They should be ashamed. What a bunch of Cox.

(Come on, it took someone this long to say that?)


----------



## Rucker (Sep 21, 2006)

AJRitz said:


> Oooooo - I hadn't even thought about this possibility. How much did you pay for your CableCards? It's very tempting to purchase my own Motorola cards, to avoid the problems that many are having with the SA cards that Time-Warner appears to be using.


Service Electric is a small company (or set of companies?) that services parts of PA and NJ. Bit of trivia: the founder, John Walson is credited with starting the first cable tv system in 1948.

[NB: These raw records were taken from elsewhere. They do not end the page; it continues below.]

+  }
+  q.tf0 = std::chrono::steady_clock::now();
+  auto tl_ = q.tf0;
+  auto lapL = [&](int i) { const auto t = std::chrono::steady_clock::now(); c->aqSecLaunch[i] += std::chrono::duration<double>(t - tl_).count(); tl_ = t; };
+  unsigned *tail = c->aqLightTail;
+  {
+    T4CandArgs cs;
+    memset(&cs, 0, sizeof cs);
+    cs.stats8 = (int *)(c->aqOut + q.pS8);
+    if (q.hasForce) cs.forceMin = (const int *)(c->aqIn + q.oForce);
+    if (q.wantCands) {
+      cs.candOut = c->candPoolDev; cs.candCap = c->candCap; cs.candCursor = tail + 8; cs.candOverflow = (int *)(tail + 9);
+      cs.candBase = (int *)(c->aqOut + q.pCb); cs.candCnt = (int *)(c->aqOut + q.pCc);
+    }
+    memcpy(c->aqInHost + q.oCs, &cs, sizeof cs);
+  }
+  T4BatchView &bv = q.bv;
+  bv.pk = (const unsigned *)(c->aqIn + q.oPk); bv.nm = (const unsigned *)(c->aqIn + q.oNm); bv.len = (const int *)(c->aqIn + q.oLen);
+  bv.barcode = (const int *)(c->aqIn + q.oBc); bv.wpk = q.wpk; bv.wnm = q.wnm; bv.n = n;
+  T4QueryArgs &qa = q.qa;
+  memset(&qa, 0, sizeof qa);
+  qa.mode = 4; qa.skipRepeats = q.skipRepeats; qa.maxPerRead = 0;
+  qa.counts = (int *)(c->aqOut + q.pCnt);
+  qa.out = (T4OverlapOut *)c->aqPoolDev; qa.outExt = qa.out + rec; qa.ret = (int *)(qa.outExt + rec);
+  qa.outBase = (int *)(c->aqOut + q.pBase); qa.poolCursor = tail + 6; qa.poolCap = c->aqPoolCap;
+  qa.strandPerRead = (const int *)(c->aqIn + q.oSt); qa.factorPerRead = (const double *)(c->aqIn + q.oFa);
+  qa.readTicks = (int *)(c->aqOut + q.pTick);
+  qa.statsStable = (int *)(c->aqOut + q.pStab);
+  qa.aux = (int *)(c->aqOut + q.pAux); qa.n4 = (int *)(c->aqOut + q.pN4);
+  qa.onlySeq = (const int *)(c->aqIn + q.oOnly);
+  qa.cs = (const T4CandArgs *)(c->aqIn + q.oCs);
+  qa.leanExt = q.lean ? 1 : 0;
+  q.extendLater = false; q.threads = 512;
+  const int grid = n < c->cus * 2 ? n : c->cus * 2;
+  if ((r = ensureScratch(c, c->cus * 2 * 512))) return r;
+  T4Work &wk = q.wk;
+  memset(&wk, 0, sizeof wk);
+  wk.list = (const int *)(c->aqIn + q.oLs); wk.nList = n;
+  wk.nextCount = (int *)tail;
+  wk.status = (int *)(c->aqOut + q.pSta); wk.hitCounter = (unsigned long long *)(tail + 4);
+  wk.dpRows = c->dpRows; wk.dpDir = c->dpDir;
+  wk.capLimit = c->aqEnv.capLimit;
+  T4Light lt;
+  memset(&lt, 0, sizeof lt);
+  const int n2 = (n + 1) & ~1;
+  if (q.pS8 != sizeof(int) * (size_t)T4_LIGHT_HDR_ARRAYS * n2 || q.pTail != q.pS8 + sizeof(int) * T4_QSTATS * (size_t)n || q.oWide - q.oCs < sizeof(T4CandArgs))
+    return fail(c, T4_ERR_STATE, "the light round's kernel and aqBegin disagree about the header block's layout");
+  if (ix->deltaPending) { lt.staging = ix->stHostDev; lt.nDesc = (int)ix->deltaNd; }
+  lt.n = n; lt.n2 = n2; lt.wpk = q.wpk; lt.wnm = q.wnm;
+  lt.hostIn = c->aqInHostDev; lt.devIn = c->aqIn;
+  lt.oPk = (unsigned)q.oPk; lt.oNm = (unsigned)q.oNm; lt.oLen = (unsigned)q.oLen; lt.oBc = (unsigned)q.oBc; lt.oSt = (unsigned)q.oSt; lt.oLs = (unsigned)q.oLs;
+  lt.oVw = (unsigned)q.oVw; lt.oFa = (unsigned)q.oFa; lt.oOnly = (unsigned)q.oOnly; lt.oForce = (unsigned)q.oForce; lt.oCs = (unsigned)q.oCs;
+  lt.csBytes = (unsigned)((sizeof(T4CandArgs) + 7) & ~(size_t)7);
+  lt.devOut = c->aqOut; lt.hostOut = c->aqOutHostDev; lt.pTail = (unsigned)q.pTail; lt.outBytes = (unsigned)q.outBytes;
+  lt.tail = tail;
+  lt.hostTicks = (unsigned long long *)(c->aqFlagDev + 4);
+  lt.done = c->aqDoneCtr; lt.hostFlag = c->aqFlagDev;
+  ++c->aqSeq;
+  if (c->aqSeq == 0) c->aqSeq = 1;
+  lt.seq = c->aqSeq;
+  lapL(0);
+#ifndef __HIPCC__
+  const auto te0 = std::chrono::steady_clock::now();
+#endif
+  hipLaunchKernelGGL(t4k::lightQueryKernel, dim3(grid), dim3(512), 0, c->stream, q.base, bv, wk, qa, lt);
+  HIPCHK(c, hipGetLastError());
+#ifndef __HIPCC__
+  c->aqLightEmuMs = std::chrono::duration<double, std::milli>(std::chrono::steady_clock::now() - te0).count();
+#endif
+  if (ix->deltaPending) { ix->deltaPending = false; ix->stPending = true; ix->stEpoch = c->syncEpoch; }
+  lapL(3);
+  return T4_OK;
+}
+
+static inline void cpuRelax() {
+#if defined(__x86_64__) || defined(__i386__)
+  __builtin_ia32_pause();
+#elif defined(__aarch64__)
+  asm volatile("yield" ::: "memory");
+#endif
+}
 int aqWait(t4_ctx *c) {
   const unsigned want = c->aqSeq;
   for (unsigned long long spin = 1;; ++spin) {
     if (__atomic_load_n(c->aqFlagHost, __ATOMIC_ACQUIRE) == want) return T4_OK;
+    cpuRelax();
     if ((spin & 0xFFFFull) == 0) {
       const hipError_t e = hipStreamQuery(c->stream);
       if (e == hipSuccess) {
@@ -1995,7 +2156,26 @@
     if ((r = aqWait(c))) return r;
     if ((c->aqSeq & 255u) == 0) HIPCHK(c, hipStreamSynchronize(c->stream));
     ++c->syncEpoch;
-    {
+    const bool wasLight = q.light;
+    q.light = false;
+    if (wasLight) {
+#ifdef __HIPCC__
+      const unsigned long long *tk = (const unsigned long long *)(c->aqFlagHost + 4);
+      const double ms = tk[1] > tk[0] ? (double)(tk[1] - tk[0]) / c->wallClockKHz : 0.0;
+#else
+      const double ms = c->aqLightEmuMs;
+#endif
+      c->aqKernelMs += ms; c->aqLastMs = ms;
+      bool unfinished = *(const int *)(c->aqOutHost + pTail) > 0;
+      const int *st5 = (const int *)(c->aqOutHost + q.pSta);
+      for (int i = 0; i < n && !unfinished; ++i) unfinished = st5[i] == 5;
+      if (unfinished) {
+        ++c->lightFallback[3];
+        if ((r = aqLaunch(c))) return r;
+        continue;
+      }
+      ++c->lightRounds;
+    } else {
       float ms = 0;
       hipError_t ee = hipEventElapsedTime(&ms, c->ev[0], c->ev[1]);
       if (ee == hipErrorNotReady) { (void)hipEventSynchronize(c->ev[1]); ee = hipEventElapsedTime(&ms, c->ev[0], c->ev[1]); }
@@ -2271,6 +2451,8 @@
   if (getenv("T4_TIMING")) fprintf(stderr, "timing: AddRead query path host seconds: pack %.3f, first launch to sync %.3f, overflow tiers %.3f; result pool grown %d times\n", c->aqSecPack, c->aqSecFirst, c->aqSecGlobal, c->aqPoolGrows);
   if (getenv("T4_TIMING")) fprintf(stderr, "timing: AddRead query path, host seconds inside the launch: preparation %.3f, prologue %.3f, second stream %.3f, query kernel %.3f, wide + extension %.3f, two event records %.3f, epilogue %.3f\n",
                                    c->aqSecLaunch[0], c->aqSecLaunch[1], c->aqSecLaunch[2], c->aqSecLaunch[3], c->aqSecLaunch[4], c->aqSecLaunch[5], c->aqSecLaunch[6]);
+  if (getenv("T4_TIMING")) fprintf(stderr, "timing: light rounds: %lld restricted-only calls served in one dispatch (%lld of them behind a delta that needed its own kernel: new array, rebuilt table or copy engine); fell back to four dispatches: %lld for more than %d items, %lld for a delta beyond %zu bytes, %lld for an item that did not finish in the LDS arrays\n",
+                                   (long long)c->lightRounds, (long long)c->lightFallback[2], (long long)c->lightFallback[0], c->lightMaxItems, (long long)c->lightFallback[1], c->lightMaxBytes, (long long)c->lightFallback[3]);
   if (getenv("T4_TIMING")) fprintf(stderr, "timing: wide query: %lld calls with the wide pipeline behind the query kernel, %lld of them had a read deferred to it; %lld with reads on the second stream\n", (long long)c->wideCalls, (long long)c->wideCallsDeferred, (long long)c->wideCallsDirect);
   if (getenv("T4_TIMING")) fprintf(stderr, "timing: wide query: %lld calls repeated -- partition pool %lld, keys of a partition %lld, overlaps of a partition %lld, dependency records %lld; partitions planned %d/16 full at the end\n",
                                    (long long)c->wideRetries, (long long)c->wideFlagCounts[1], (long long)c->wideFlagCounts[2], (long long)c->wideFlagCounts[3], (long long)c->wideFlagCounts[4], 16 * 16 / (c->wideSafetyKeep > 0 ? c->wideSafetyKeep : 32));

Being small, they may not be required to provide cable cards. I bet they charge $125+ each.


----------



## BobCamp1 (May 15, 2002)

vman41 said:


> So they are trying to see how much the market will bear?


Yep.

Or simply trying to recoup the extra load that Tivo users put on their technical support center. Those other posts have people who have had multiple truck rolls and/or multiple calls to tech. support. That can't be cheap to support. Rather than charging everybody else, why not charge the people who are actually causing the increased load?

Or maybe, as the cable cos. have said, the price of the box will increase since they now must have CableCards. So $2.50 of that increase is in the card itself and $0.60 is the cost to upgrade the box. Does anyone know if all the new boxes they lease will also contain this increased fee? They all have CableCards in them. If they don't, I'd complain about that -- that's unfair.

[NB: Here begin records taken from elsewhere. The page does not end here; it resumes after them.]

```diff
+                            int r2[4];
+#pragma unroll
+                            for (int u = 0; u < 4; ++u) { k2[u] = pr.key[e2 + u]; r2[u] = prow[e2 + u - ex]; }
+#pragma unroll
+                            for (int u = 0; u < 4; ++u) rank += (k2[u] > k || (k2[u] == k && r2[u] < r)) ? 1 : 0;
                         }
+                        for (; e2 < in; ++e2) {
+                            const double k2 = pr.key[e2];
+                            const int r2 = prow[e2 - ex];
+                            rank += (k2 > k || (k2 == k && r2 < r)) ? 1 : 0;
+                        }
+                        if (rank < KC && p < P.B && p0 + p < NP)
+                            store_entry(p, rank, k, (int32_t)(P.node_offset + g + (int64_t)r * G));
                     }
                 }
                 if (wave == 0 && lane < P.B && p0 + lane < NP) {
@@ -1421,7 +1479,7 @@
     constexpr size_t kLds = (size_t)160 * 1024;
     int R = 0;
     for (int r = 0; r < L.R; ++r) R = L.P[r].rows_per_wg > R ? L.P[r].rows_per_wg : R;
-    const int sh = ScoreLayout<KC, K>::total_with_hrec(R) <= kLds ? 1 : 0;
+    const int sh = ScoreLayout<KC, K>::total_with_hrec(R) <= kLds && ScoreLayout<KC, K>::hrec_qw(R) <= 64 ? 1 : 0;
     const int so = ScoreLayout<KC, K>::total_screen(R) <= kLds ? 1 : 0;
     for (int r = 0; r < L.R; ++r) { L.P[r].screen_h = sh; L.P[r].screen_ok = so; }
     const size_t sl = sh ? ScoreLayout<KC, K>::total_with_hrec(R)
```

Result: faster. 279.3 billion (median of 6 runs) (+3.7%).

Or, as someone else has suggested, maybe demand has shot up and supply is limited. That should not be the case as the increase was anticipated. But since there are only two suppliers, it could be.

Or perhaps they are out to get those evil Tivo owners. I'm not sure why they would alienate their own customers -- maybe they are taking a page out of the RIAA's playbook.

Or maybe it's a combination of all of these things. I believe the cost of renting a CableCard is supposed to be "reasonable" according to the FCC. So ask the FCC if your price is reasonable.


----------



## MickeS (Dec 26, 2002)

BobCamp1 said:


> Rather than charging everybody else, why not charge the people who are actually causing the increased load?


Uh... that would be themselves. THEY are the incompetent ones, THEY are the ones who refuse to just mail out cards or let cards be picked up for self-install.

And then they have the gall to charge extra for their own incompetence!

But they are NOT a monopoly, so I guess it's OK.


----------



## TerpBE (Jan 23, 2003)

yunlin12 said:


> I sent the following to [email protected]
> 
> To whom this may concern,


I had a similar pricing problem with Comcast, and I found an FCC paper that specified how much the companies were charging. I emailed the woman at the FCC who wrote it, and explained that Comcast was overcharging their customers.

I also happened to Cc: several Comcast VPs on the email. 56 minutes later I got a call from somebody at Comcast corporate who straightened everything out. 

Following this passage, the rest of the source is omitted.